*** Begin section ***

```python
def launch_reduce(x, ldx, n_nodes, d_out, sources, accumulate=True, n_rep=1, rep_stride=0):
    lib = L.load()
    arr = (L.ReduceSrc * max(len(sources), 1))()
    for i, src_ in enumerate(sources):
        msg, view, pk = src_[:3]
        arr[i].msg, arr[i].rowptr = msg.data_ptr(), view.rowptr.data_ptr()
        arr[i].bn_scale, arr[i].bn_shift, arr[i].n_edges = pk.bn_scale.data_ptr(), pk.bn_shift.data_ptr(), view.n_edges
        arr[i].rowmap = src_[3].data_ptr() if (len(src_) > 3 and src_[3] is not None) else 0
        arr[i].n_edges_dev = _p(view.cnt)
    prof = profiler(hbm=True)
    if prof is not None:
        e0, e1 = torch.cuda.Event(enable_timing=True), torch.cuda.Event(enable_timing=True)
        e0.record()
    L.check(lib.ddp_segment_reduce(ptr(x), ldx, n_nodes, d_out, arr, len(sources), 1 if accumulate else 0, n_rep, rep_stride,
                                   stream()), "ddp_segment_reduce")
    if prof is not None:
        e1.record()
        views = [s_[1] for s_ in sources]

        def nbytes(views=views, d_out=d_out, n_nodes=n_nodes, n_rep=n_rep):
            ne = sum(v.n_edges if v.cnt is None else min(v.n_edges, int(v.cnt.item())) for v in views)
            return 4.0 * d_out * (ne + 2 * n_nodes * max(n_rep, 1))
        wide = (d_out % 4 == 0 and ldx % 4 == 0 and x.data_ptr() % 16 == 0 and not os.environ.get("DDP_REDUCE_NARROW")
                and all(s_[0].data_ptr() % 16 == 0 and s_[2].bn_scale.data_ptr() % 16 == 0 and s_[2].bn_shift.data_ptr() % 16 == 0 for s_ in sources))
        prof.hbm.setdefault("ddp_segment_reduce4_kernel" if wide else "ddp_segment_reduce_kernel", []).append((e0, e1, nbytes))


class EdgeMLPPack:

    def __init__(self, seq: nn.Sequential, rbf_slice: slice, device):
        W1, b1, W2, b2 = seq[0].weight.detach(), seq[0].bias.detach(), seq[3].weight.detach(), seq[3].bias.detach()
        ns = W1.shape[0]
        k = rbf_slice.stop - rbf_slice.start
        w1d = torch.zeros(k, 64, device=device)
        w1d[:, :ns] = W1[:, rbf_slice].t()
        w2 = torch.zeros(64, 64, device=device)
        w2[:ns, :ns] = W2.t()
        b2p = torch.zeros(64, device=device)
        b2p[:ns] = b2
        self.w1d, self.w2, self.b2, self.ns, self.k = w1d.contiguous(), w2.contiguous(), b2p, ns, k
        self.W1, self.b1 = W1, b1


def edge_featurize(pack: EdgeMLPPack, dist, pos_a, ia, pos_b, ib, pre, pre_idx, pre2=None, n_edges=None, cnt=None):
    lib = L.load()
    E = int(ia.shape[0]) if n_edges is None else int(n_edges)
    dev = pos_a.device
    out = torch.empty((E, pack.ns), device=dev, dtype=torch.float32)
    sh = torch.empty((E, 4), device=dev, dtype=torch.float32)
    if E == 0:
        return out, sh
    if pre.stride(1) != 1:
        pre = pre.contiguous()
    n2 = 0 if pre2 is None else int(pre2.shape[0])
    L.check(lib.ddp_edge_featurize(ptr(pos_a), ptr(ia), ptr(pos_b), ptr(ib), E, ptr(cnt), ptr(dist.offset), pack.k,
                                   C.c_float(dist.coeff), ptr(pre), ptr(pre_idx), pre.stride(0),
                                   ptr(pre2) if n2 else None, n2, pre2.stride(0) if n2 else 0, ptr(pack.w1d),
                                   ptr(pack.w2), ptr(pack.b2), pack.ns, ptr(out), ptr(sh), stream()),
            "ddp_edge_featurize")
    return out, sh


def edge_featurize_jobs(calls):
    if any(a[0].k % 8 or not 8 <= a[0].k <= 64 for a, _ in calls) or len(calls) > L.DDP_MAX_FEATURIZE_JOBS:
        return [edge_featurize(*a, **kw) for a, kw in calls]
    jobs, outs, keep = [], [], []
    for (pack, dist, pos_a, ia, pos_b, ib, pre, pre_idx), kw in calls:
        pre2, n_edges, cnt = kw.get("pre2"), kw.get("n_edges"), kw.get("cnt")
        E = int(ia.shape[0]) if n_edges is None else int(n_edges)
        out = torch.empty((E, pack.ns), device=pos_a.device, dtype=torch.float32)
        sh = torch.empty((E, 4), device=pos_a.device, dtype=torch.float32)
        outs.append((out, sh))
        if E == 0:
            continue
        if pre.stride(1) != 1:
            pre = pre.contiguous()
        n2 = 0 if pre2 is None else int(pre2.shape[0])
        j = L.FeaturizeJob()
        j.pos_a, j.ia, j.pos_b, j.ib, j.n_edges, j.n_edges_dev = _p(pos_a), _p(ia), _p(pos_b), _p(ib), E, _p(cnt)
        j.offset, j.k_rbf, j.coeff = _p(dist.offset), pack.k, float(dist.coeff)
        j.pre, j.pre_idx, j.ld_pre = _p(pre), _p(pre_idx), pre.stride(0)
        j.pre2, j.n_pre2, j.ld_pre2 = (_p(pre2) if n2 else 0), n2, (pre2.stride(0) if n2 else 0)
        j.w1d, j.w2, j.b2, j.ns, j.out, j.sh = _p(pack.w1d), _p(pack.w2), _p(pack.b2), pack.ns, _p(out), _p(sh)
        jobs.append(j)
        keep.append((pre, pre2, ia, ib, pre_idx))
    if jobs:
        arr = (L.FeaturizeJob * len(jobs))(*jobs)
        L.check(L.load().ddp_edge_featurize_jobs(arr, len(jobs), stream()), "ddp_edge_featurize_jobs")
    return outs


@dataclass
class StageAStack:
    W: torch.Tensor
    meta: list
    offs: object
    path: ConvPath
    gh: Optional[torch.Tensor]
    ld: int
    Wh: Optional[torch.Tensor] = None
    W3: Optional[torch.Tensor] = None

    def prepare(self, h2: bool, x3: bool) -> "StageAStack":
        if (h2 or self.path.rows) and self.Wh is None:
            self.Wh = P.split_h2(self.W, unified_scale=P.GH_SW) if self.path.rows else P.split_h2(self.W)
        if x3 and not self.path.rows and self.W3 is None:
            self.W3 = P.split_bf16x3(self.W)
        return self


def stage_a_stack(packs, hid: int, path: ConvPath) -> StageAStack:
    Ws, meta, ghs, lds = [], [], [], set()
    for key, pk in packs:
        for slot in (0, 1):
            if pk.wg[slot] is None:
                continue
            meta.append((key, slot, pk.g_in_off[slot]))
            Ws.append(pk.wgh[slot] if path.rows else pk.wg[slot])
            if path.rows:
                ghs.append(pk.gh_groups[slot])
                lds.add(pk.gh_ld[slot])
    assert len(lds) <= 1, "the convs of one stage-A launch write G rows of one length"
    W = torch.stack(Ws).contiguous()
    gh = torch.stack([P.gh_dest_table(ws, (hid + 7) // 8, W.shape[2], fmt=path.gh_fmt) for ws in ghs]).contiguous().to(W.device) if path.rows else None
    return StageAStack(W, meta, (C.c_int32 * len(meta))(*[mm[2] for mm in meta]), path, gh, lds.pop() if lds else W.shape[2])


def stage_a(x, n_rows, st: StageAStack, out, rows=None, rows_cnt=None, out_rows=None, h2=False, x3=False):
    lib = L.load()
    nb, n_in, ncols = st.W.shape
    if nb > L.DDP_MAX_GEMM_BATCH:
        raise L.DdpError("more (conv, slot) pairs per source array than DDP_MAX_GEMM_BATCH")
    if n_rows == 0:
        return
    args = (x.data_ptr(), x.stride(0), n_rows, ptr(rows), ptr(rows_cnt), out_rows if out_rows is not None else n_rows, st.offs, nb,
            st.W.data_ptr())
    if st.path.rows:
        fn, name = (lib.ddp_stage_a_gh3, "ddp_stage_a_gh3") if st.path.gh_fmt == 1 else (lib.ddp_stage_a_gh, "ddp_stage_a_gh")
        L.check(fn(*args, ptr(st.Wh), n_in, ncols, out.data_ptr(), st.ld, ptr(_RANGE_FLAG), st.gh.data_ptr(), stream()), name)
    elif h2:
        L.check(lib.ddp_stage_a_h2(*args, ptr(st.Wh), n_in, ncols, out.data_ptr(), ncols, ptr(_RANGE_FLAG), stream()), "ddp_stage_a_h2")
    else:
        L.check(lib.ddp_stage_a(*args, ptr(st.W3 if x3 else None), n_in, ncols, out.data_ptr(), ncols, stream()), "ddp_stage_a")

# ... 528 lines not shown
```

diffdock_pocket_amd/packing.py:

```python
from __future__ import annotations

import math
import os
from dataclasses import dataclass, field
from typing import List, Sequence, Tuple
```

*** End section ***
*** Begin section ***

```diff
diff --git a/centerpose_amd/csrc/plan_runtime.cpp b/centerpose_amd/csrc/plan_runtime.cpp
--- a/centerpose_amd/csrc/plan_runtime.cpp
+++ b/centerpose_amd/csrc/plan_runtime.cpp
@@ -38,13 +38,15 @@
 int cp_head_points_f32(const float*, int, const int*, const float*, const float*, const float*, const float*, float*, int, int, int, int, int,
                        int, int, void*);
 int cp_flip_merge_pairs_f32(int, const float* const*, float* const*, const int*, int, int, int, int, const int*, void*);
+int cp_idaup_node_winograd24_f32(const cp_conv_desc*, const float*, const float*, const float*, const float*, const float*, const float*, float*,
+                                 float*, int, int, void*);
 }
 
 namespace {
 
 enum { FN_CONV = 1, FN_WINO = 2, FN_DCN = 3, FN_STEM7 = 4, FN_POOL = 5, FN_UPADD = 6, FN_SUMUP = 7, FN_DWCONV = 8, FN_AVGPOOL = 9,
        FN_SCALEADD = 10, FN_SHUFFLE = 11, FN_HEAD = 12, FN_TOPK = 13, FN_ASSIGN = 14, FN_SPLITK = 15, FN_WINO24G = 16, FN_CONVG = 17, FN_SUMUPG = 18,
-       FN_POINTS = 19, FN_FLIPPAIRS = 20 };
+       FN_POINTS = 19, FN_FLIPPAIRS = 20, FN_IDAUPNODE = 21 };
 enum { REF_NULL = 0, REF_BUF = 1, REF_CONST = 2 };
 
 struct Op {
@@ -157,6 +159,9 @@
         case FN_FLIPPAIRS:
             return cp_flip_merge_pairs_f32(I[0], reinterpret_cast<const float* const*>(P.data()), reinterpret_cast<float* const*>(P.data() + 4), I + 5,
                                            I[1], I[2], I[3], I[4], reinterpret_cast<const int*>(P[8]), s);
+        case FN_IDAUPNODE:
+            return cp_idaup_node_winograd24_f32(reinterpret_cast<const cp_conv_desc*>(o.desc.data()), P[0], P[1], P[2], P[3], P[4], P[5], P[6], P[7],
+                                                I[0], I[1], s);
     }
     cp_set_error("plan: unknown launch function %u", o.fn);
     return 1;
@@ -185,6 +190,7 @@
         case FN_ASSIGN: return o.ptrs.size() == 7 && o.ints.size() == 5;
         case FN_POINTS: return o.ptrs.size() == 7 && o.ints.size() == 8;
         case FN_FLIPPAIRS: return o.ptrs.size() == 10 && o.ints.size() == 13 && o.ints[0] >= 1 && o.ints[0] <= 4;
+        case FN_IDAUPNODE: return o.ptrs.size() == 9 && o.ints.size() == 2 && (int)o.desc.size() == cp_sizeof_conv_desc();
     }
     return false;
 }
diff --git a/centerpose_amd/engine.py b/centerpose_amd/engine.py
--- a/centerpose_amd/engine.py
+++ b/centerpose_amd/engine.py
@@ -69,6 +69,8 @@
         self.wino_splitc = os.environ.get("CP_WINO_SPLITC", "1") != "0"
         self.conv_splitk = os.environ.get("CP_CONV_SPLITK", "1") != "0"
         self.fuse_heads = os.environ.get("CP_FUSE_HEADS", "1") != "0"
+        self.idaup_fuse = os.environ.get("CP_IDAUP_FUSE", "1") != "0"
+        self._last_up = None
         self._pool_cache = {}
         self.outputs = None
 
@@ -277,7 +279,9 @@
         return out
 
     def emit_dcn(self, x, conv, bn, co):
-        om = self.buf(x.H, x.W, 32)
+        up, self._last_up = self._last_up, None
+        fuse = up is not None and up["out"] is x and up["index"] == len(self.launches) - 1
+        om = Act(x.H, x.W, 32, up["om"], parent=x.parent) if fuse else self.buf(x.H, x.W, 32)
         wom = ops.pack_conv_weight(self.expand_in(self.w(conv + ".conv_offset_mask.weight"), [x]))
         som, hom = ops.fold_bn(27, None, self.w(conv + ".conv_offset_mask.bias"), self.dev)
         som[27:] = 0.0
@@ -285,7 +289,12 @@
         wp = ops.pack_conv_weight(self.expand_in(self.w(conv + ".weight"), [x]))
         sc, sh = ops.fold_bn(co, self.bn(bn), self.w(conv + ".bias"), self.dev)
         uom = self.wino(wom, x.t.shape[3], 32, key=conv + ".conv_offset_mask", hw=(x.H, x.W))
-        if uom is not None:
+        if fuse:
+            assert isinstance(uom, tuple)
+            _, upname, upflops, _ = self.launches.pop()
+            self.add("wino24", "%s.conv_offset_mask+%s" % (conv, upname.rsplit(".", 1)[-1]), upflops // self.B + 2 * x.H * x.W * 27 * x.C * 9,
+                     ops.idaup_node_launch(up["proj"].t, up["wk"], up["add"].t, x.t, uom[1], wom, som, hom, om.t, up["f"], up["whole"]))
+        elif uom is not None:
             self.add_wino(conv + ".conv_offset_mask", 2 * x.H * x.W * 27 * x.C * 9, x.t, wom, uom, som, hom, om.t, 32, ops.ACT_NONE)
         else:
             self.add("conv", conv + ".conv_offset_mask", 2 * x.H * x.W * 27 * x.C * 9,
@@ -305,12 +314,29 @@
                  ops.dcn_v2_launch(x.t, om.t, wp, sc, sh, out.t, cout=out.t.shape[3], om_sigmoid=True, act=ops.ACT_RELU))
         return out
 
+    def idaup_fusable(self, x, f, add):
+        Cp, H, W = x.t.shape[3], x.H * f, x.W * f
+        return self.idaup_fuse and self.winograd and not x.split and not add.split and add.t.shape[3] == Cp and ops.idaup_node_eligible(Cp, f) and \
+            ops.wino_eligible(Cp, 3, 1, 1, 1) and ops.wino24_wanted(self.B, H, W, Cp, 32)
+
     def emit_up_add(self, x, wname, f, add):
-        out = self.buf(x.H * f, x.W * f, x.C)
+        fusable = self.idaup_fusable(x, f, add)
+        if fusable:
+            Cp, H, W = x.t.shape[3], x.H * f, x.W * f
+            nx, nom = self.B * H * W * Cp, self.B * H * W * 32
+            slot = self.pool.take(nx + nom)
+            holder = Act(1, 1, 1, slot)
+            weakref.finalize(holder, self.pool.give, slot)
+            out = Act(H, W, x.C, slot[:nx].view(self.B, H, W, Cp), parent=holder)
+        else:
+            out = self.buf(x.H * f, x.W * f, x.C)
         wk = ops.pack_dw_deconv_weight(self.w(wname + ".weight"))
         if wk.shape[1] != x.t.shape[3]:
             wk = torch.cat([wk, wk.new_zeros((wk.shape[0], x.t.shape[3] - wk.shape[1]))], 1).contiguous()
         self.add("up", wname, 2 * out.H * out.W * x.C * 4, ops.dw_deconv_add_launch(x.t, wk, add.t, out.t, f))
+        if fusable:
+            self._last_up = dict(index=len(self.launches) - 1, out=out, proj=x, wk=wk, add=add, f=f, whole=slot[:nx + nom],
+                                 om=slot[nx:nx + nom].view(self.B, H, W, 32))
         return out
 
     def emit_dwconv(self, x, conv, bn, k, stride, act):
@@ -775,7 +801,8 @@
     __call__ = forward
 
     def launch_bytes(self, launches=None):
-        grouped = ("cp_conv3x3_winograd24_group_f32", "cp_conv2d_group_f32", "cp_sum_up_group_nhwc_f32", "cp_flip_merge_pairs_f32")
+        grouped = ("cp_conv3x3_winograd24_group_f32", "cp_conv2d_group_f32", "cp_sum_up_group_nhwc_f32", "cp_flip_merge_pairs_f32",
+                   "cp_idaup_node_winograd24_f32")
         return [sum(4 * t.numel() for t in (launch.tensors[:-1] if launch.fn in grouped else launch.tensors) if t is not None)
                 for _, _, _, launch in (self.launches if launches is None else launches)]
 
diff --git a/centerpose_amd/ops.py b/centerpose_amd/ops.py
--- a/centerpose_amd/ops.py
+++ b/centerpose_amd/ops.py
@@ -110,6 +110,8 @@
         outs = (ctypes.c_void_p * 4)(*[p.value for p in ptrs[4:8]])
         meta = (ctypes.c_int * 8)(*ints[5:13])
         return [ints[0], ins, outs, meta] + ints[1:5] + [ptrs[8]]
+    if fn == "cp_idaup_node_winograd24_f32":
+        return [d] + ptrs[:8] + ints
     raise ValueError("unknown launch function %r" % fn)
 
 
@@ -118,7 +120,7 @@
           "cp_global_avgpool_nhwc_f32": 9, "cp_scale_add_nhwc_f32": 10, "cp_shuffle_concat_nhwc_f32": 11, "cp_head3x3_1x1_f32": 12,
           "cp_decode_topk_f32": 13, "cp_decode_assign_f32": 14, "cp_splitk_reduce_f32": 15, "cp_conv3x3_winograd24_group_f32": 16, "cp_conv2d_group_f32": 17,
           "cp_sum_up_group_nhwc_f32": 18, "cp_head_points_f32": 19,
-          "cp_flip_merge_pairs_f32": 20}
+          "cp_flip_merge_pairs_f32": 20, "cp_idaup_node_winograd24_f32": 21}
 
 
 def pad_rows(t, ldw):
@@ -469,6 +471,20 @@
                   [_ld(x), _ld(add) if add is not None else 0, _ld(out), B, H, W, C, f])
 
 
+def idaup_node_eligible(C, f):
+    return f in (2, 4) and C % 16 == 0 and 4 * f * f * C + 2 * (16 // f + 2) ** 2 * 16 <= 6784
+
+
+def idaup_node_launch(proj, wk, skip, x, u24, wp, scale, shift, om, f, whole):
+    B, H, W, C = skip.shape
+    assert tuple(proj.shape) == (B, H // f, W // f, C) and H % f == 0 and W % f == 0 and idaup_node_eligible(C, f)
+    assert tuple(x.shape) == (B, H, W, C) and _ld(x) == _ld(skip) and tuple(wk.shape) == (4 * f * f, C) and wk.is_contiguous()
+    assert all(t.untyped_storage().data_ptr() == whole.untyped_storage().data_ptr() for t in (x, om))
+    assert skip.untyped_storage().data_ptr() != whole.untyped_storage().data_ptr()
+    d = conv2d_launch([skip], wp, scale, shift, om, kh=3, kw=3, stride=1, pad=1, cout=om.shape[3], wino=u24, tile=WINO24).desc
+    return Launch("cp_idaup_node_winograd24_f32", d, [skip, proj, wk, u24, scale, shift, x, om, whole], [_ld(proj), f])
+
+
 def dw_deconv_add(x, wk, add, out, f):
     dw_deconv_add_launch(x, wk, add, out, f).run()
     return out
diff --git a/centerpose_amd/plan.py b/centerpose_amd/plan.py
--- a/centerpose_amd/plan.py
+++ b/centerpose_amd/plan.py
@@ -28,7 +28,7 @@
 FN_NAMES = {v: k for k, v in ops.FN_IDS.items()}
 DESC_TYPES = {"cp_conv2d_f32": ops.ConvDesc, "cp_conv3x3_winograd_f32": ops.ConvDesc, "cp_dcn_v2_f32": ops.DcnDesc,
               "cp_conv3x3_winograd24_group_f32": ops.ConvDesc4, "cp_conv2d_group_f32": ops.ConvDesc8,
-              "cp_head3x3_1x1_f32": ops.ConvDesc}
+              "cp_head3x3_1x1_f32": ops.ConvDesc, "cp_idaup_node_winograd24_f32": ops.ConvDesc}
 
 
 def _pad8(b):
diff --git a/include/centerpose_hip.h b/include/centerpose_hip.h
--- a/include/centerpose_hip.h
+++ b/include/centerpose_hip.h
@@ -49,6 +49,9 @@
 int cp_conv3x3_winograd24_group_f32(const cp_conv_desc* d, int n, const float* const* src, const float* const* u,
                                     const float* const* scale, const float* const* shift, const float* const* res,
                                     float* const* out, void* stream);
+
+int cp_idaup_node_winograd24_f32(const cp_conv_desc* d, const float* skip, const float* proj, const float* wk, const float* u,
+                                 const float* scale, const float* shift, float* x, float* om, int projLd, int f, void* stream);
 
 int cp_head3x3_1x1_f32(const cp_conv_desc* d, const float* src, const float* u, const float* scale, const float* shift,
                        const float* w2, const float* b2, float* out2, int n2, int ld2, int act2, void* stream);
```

*** End section ***

Check each line of the entries above for the word "nbytes". List the ones that have it.

        def nbytes(views=views, d_out=d_out, n_nodes=n_nodes, n_rep=n_rep):
        prof.hbm.setdefault("ddp_segment_reduce4_kernel" if wide else "ddp_segment_reduce_kernel", []).append((e0, e1, nbytes))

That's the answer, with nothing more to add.